Federal Reserve chair Jerome Powell surprised investors on Wednesday with slightly more hawkish than expected comments, as the bank decided to stand firm on its expected decision to raise interest rates and proceed with gradual hikes next year.

While policymakers lowered projections for rate hikes in 2019 to two from three, Powell indicated little acknowledgment of falling inflation forecasts, stressing the strength of the economy. During a press conference following the announcement, he dismissed recent stock market weakness as “a little bit of volatility.”

Beyond US stocks, the more hawkish than expected Fed also has implications for emerging markets, with central banks forced to contend with a stronger dollar.

While China has allowed the yuan to slide in response to US tariffs, Beijing must balance trade considerations with the need to provide monetary stimulus as the domestic economy slows.

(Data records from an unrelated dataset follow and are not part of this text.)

# FrancisGregoryNg/Gaussian_Process_Optimization

Hardware: AMD Instinct MI355X
Metric: GP fit+predict iters/sec at N=16384 D=8 (higher is better)
Workload: dtype f64; 1 GPU; C3 (BASELINE.json configs[2]): N=16384, D=8 RBF iso, fit (K, Cholesky, alpha, LML) + predict mean/var at M=10000 candidates + EI arg-best; candidates_total=10000, candidates_this_rank=10000, entry_point=gp_fit_predict, kernel=RBF, fit=replicated on every rank (does not shard, SURVEY.md 8e), torch_imported=False, launcher=single process, emulate_fp64=0

## Files before the change

gaussian_process_optimization_amd/csrc/api_core.hip:

```cpp
#include "api_internal.h"

thread_local std::string g_err;

static thread_local bool g_note_set = false;
static thread_local std::string g_note_msg;

int fail(int code, const char *fmt, ...) {
    char buf[512];
    va_list ap;
    va_start(ap, fmt);
    vsnprintf(buf, sizeof buf, fmt, ap);
    va_end(ap);
    g_err = buf;
    if (g_note_set) {
        g_err += " [after: " + g_note_msg + "]";
        g_note_set = false;
    }
    return code;
}

void gp_note_hip(hipError_t e, const char *what, const char *file, int line) {
    if (e == hipSuccess || g_note_set) return;
    char buf[512];
    snprintf(buf, sizeof buf, "%s -> %s (%s:%d)", what, hipGetErrorString(e), file, line);
// ... 333 lines not shown
        g->panel_tiles = (int)value;
    } else if (!strcmp(name, "inner_tiles")) {
        if (value != 1 && value != 2) return fail(GP_ERR_ARG, "inner_tiles must be 1 or 2");
        g->inner_tiles = (int)value;
    } else if (!strcmp(name, "inner_min_rows")) {
        if (value < 0) return fail(GP_ERR_ARG, "inner_min_rows < 0");
        g->inner_min_rows = (int)std::min<int64_t>(value, 1 << 20);
    } else if (!strcmp(name, "own_keep_per_row")) {
        if (value < 0) return fail(GP_ERR_ARG, "own_keep_per_row < 0");
        g->own_keep_per_row = (int)std::min<int64_t>(value, 1 << 20);
    } else if (!strcmp(name, "own_keep_pipe_pct")) {
        if (value < 0 || value > 400) return fail(GP_ERR_ARG, "own_keep_pipe_pct out of range");
        g->own_keep_pipe_pct = (int)value;
    } else if (!strcmp(name, "own_keep_base")) {
        if (value < 0) return fail(GP_ERR_ARG, "own_keep_base < 0");
        g->own_keep_base = (int)std::min<int64_t>(value, 1 << 20);
    } else if (!strcmp(name, "lookahead")) {
        g->lookahead = value ? 1 : 0;
    } else if (!strcmp(name, "lookahead_min_tiles")) {
        if (value < 0) return fail(GP_ERR_ARG, "lookahead_min_tiles < 0");
        g->lookahead_min_tiles = (int)std::min<int64_t>(value, 1 << 20);
    } else if (!strcmp(name, "pipe_start_pct")) {
        if (value < -1 || value > 100) return fail(GP_ERR_ARG, "pipe_start_pct out of range");
        g->pipe_start_pct = (int)value;
    } else if (!strcmp(name, "small_below")) {
        g->small_below = (int)value;
    } else if (!strcmp(name, "profile_min_tiles")) {
        if (value < 0) return fail(GP_ERR_ARG, "profile_min_tiles < 0");
        g->profile_min_tiles = value;
    } else if (!strcmp(name, "pipe_stages_grad")) {
        if (value < 0) return fail(GP_ERR_ARG, "pipe_stages_grad < 0");
        g->pipe_stages_grad = (int)std::min<int64_t>(value, 1 << 20);
    } else if (!strcmp(name, "pipe_start_pct_grad")) {
        if (value < 0 || value > 100) return fail(GP_ERR_ARG, "pipe_start_pct_grad out of range");
        g->pipe_start_pct_grad = (int)value;
    } else if (!strcmp(name, "pipe_stages")) {
        if (value < 0) return fail(GP_ERR_ARG, "pipe_stages < 0");
        g->pipe_stages = (int)std::min<int64_t>(value, 1 << 20);
    } else if (!strcmp(name, "lauum_panels")) {
        g->lauum_panels = (int)value;
        g->wi_valid = false;
        g->li_valid = false;
        g->rows_calls_since_fit = 0;
        g->w_in_t2 = false;
    } else if (!strcmp(name, "side_alpha")) {
        g->side_alpha = (int)value;
    } else if (!strcmp(name, "pair_panels")) {
        g->pair_panels = value ? 1 : 0;
    } else if (!strcmp(name, "pair_tri")) {
        g->pair_tri = (int)value;
    } else if (!strcmp(name, "fmin_direct")) {
        g->fmin_direct = (int)value;
        g->fmin_valid = false;
    } else if (!strcmp(name, "chain_small_below")) {
        g->chain_small_below = (int)value;
    } else if (!strcmp(name, "waves8")) {
        g->waves8 = value ? 1 : 0;
    } else if (!strcmp(name, "stagger")) {
        g->stagger = (int)value;
    } else if (!strcmp(name, "supertile")) {
        if (value < 0 || value > 64) return fail(GP_ERR_ARG, "supertile out of range");
        if (g->supertile != (int)value) {
            HIPCHK(hipSetDevice(g->device));
            HIPCHK(hipDeviceSynchronize());
            for (auto &kv : g->tile_lists) hipFree(kv.second);
            g->tile_lists.clear();
        }
        g->supertile = (int)value;
    } else if (!strcmp(name, "reserve_cus")) {
        if (value != g->bulk_reserved)
            return fail(GP_ERR_ARG, "reserve_cus is fixed when the device's streams are created (%d); set GPHIP_RESERVE_CUS "
                                    "before the first gp_create", g->bulk_reserved);
    } else if (!strcmp(name, "trsm_rows64")) {
        g->trsm_rows64 = (int)value;
    } else if (!strcmp(name, "rns_interleave")) {
        rns_set_interleave((int)value);
    } else if (!strcmp(name, "rns_group_fit")) {
        if (value < 1 || value > 16) return fail(GP_ERR_ARG, "rns_group_fit must be in [1, 16]");
        g->rns_group_fit = (int)value;
    } else if (!strcmp(name, "rns_group")) {
        if (value < 1 || value > 16) return fail(GP_ERR_ARG, "rns_group must be in [1, 16]");
        g->rns_group = (int)value;
    } else if (!strcmp(name, "emulate_fit")) {
        g->emulate_fit = value ? 1 : 0;
    } else if (!strcmp(name, "emulate_fp64")) {
        g->emulate_fp64 = value ? 1 : 0;
        g->predicted = false;
    } else if (!strcmp(name, "debug_potrf_lds")) {
        if (value < 0 || value > (1 << 20)) return fail(GP_ERR_ARG, "debug_potrf_lds out of range");
        potrf_set_debug_lds((int)value);
    } else if (!strcmp(name, "debug_rows_skew")) {
        g->rows_counter_base += (unsigned int)value;
    } else if (!strcmp(name, "rows_build")) {
        if (value < -1 || value > 1) return fail(GP_ERR_ARG, "rows_build out of range (-1: by rule, 0: never, 1: at the first call)");
        g->rows_build = (int)value;
    } else if (!strcmp(name, "rows_nt")) {
        if (value < -1 || value > 1) return fail(GP_ERR_ARG, "rows_nt out of range (-1: automatic, 0, 1)");
        g->rows_nt = (int)value;
    } else if (!strcmp(name, "small_m")) {
        if (value < 0 || value > 8) return fail(GP_ERR_ARG, "small_m out of range (0..8)");
        g->small_m = value;
        g->predicted = false;
    } else if (!strcmp(name, "mc_max")) {
        if (value < GP_TILE) return fail(GP_ERR_ARG, "mc_max < 128");
        g->mc_max = round_up(value, GP_TILE);
    } else
// ... 227 lines not shown
```

gaussian_process_optimization_amd/csrc/api_factor.hip:

```cpp
#include "api_internal.h"

void build_ky(gp_ctx *g, const Members &m, bool jittered) {
    launch_kbuild(g->s, m.A, m.lda, g->dX, g->N, g->Npad, m.kp[0], m.diag[0], 0, m.nb, m.sA, m.kpt, m.diag_tab);
    if (jittered) launch_add_diag(g->s, m.A, m.lda, g->N, m.jit[0], m.nb, m.sA, m.jit_tab);
    launch_set_rhs(g->s, m.A, m.lda, g->dY, g->N, g->Npad, g->P, m.nb, m.sA);
}

static int chain_step(gp_ctx *g, hipStream_t s, const Members &m, int j, int J1, int R1) {
    double *A = m.A, *invL = m.invL;
    const long lda = m.lda;
    if (g->inner_tiles >= 2 && m.nb == 1 && j + 1 < J1 && R1 - (j + 2) >= g->inner_min_rows) {
        launch_potrf_pair(s, A, lda, j, invL, m.info);
        launch_trsm2(s, A, lda, j, invL, j + 2, R1);
        if (j + 2 < J1)
            gemm(g, s, 1, A, lda, A + (long)j * GP_TILE, lda, A + (long)j * GP_TILE, lda, 1, 2 * GP_TILE,
                 TileSet{0, R1, j + 2, J1, 1});
        return j + 2;
    }
    launch_potrf_tile(s, A, lda, j, invL, m.info, m.nb, m.sA, m.sI, 4);
    gemm(g, s, 0, A, lda, A + (long)j * GP_TILE, lda, invL + (long)j * GP_TILE * GP_TILE, GP_TILE, 0, GP_TILE,
         TileSet{j + 1, R1, j, j + 1, 0}, member_opt(m, inplace_opt(), m.sA, m.sA, m.sI));
    if (j + 1 < J1)
        gemm(g, s, 1, A, lda, A + (long)j * GP_TILE, lda, A + (long)j * GP_TILE, lda, 1, GP_TILE, TileSet{0, R1, j + 1, J1, 1},
             member_opt(m, GemmOpt(), m.sA, m.sA, m.sA));
    return j + 1;
}

void factor_buf(gp_ctx *g, const Members &m, int nt, int R1, bool side_inv) {
    const int W = g->panel_tiles;
    hipStream_t s = g->s;
    double *A = m.A;
    const long lda = m.lda;
    if (side_inv) {
        hipEvent_t e0 = la_event(g, EV_MISC, 0);
        GP_NOTE(hipEventRecord(e0, s));
        GP_NOTE(hipStreamWaitEvent(g->s_inv, e0, 0));
    }
    for (int J0 = 0; J0 < nt; J0 += W) {
        const int J1 = std::min(J0 + W, nt);
        for (int j = J0; j < J1;) j = chain_step(g, s, m, j, J1, R1);
        if (side_inv) {
            hipEvent_t eF = la_event(g, EV_CHAIN, J0 / W);
            GP_NOTE(hipEventRecord(eF, s));
            GP_NOTE(hipStreamWaitEvent(g->s_inv, eF, 0));
            build_panel_inv_one(g, g->s_inv, J0 / W, W, nt);
        }
        if (J1 < nt)
            gemm(g, s, 1, A, lda, A + (long)J0 * GP_TILE, lda, A + (long)J0 * GP_TILE, lda, 1, (J1 - J0) * GP_TILE,
                 TileSet{0, R1, J1, nt, 1}, member_opt(m, GemmOpt(), m.sA, m.sA, m.sA));
    }
    if (side_inv) {
        hipEvent_t ei = la_event(g, EV_MISC, 4);
        GP_NOTE(hipEventRecord(ei, g->s_inv));
        GP_NOTE(hipStreamWaitEvent(s, ei, 0));
    }
}
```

If the US were to delay interest rate hikes, that gives China more flexibility in monetary policy. Lower long-term rates would help support the housing market and the rest of the economy.

RMB weakens

Stimulus policies unveiled

China’s central bank unveiled several policy changes on Wednesday aimed at injecting liquidity into the economy.

These include a new lending facility to encourage lending to small businesses, Chinese state media reported. Large commercial banks, joint-stock banks and commercial banks in major cities which demonstrate support for the real economy will be allowed to apply for the targeted medium-term lending facility.

Also on Wednesday, the central bank announced 180 billion yuan in reverse repos via interest rate tenders. The move was designed to “offset the impact of factors including the tax period, government bond issuance deposits and the payment of statutory reserves by financial institutions, in order to keep banking system liquidity rationally ample,” the central bank said.

In addition to monetary stimulus measures, China is relaxing housing market regulations, with a small fourth-tier city becoming the first location to lift a rule prohibiting the sale of houses within two years of purchase, Caixin reported.

China’s top economic planner on Wednesday also approved massive urban rail projects in two large eastern cities, in a reversal of efforts to restrict such projects and to reduce local government debt.

The new projects include six new subway lines for Shanghai, costing 300 billion yuan, as well as an expansion of rail lines in nearby Hangzhou to the sum of 14 billion yuan, China’s National Development and Reform Commission said.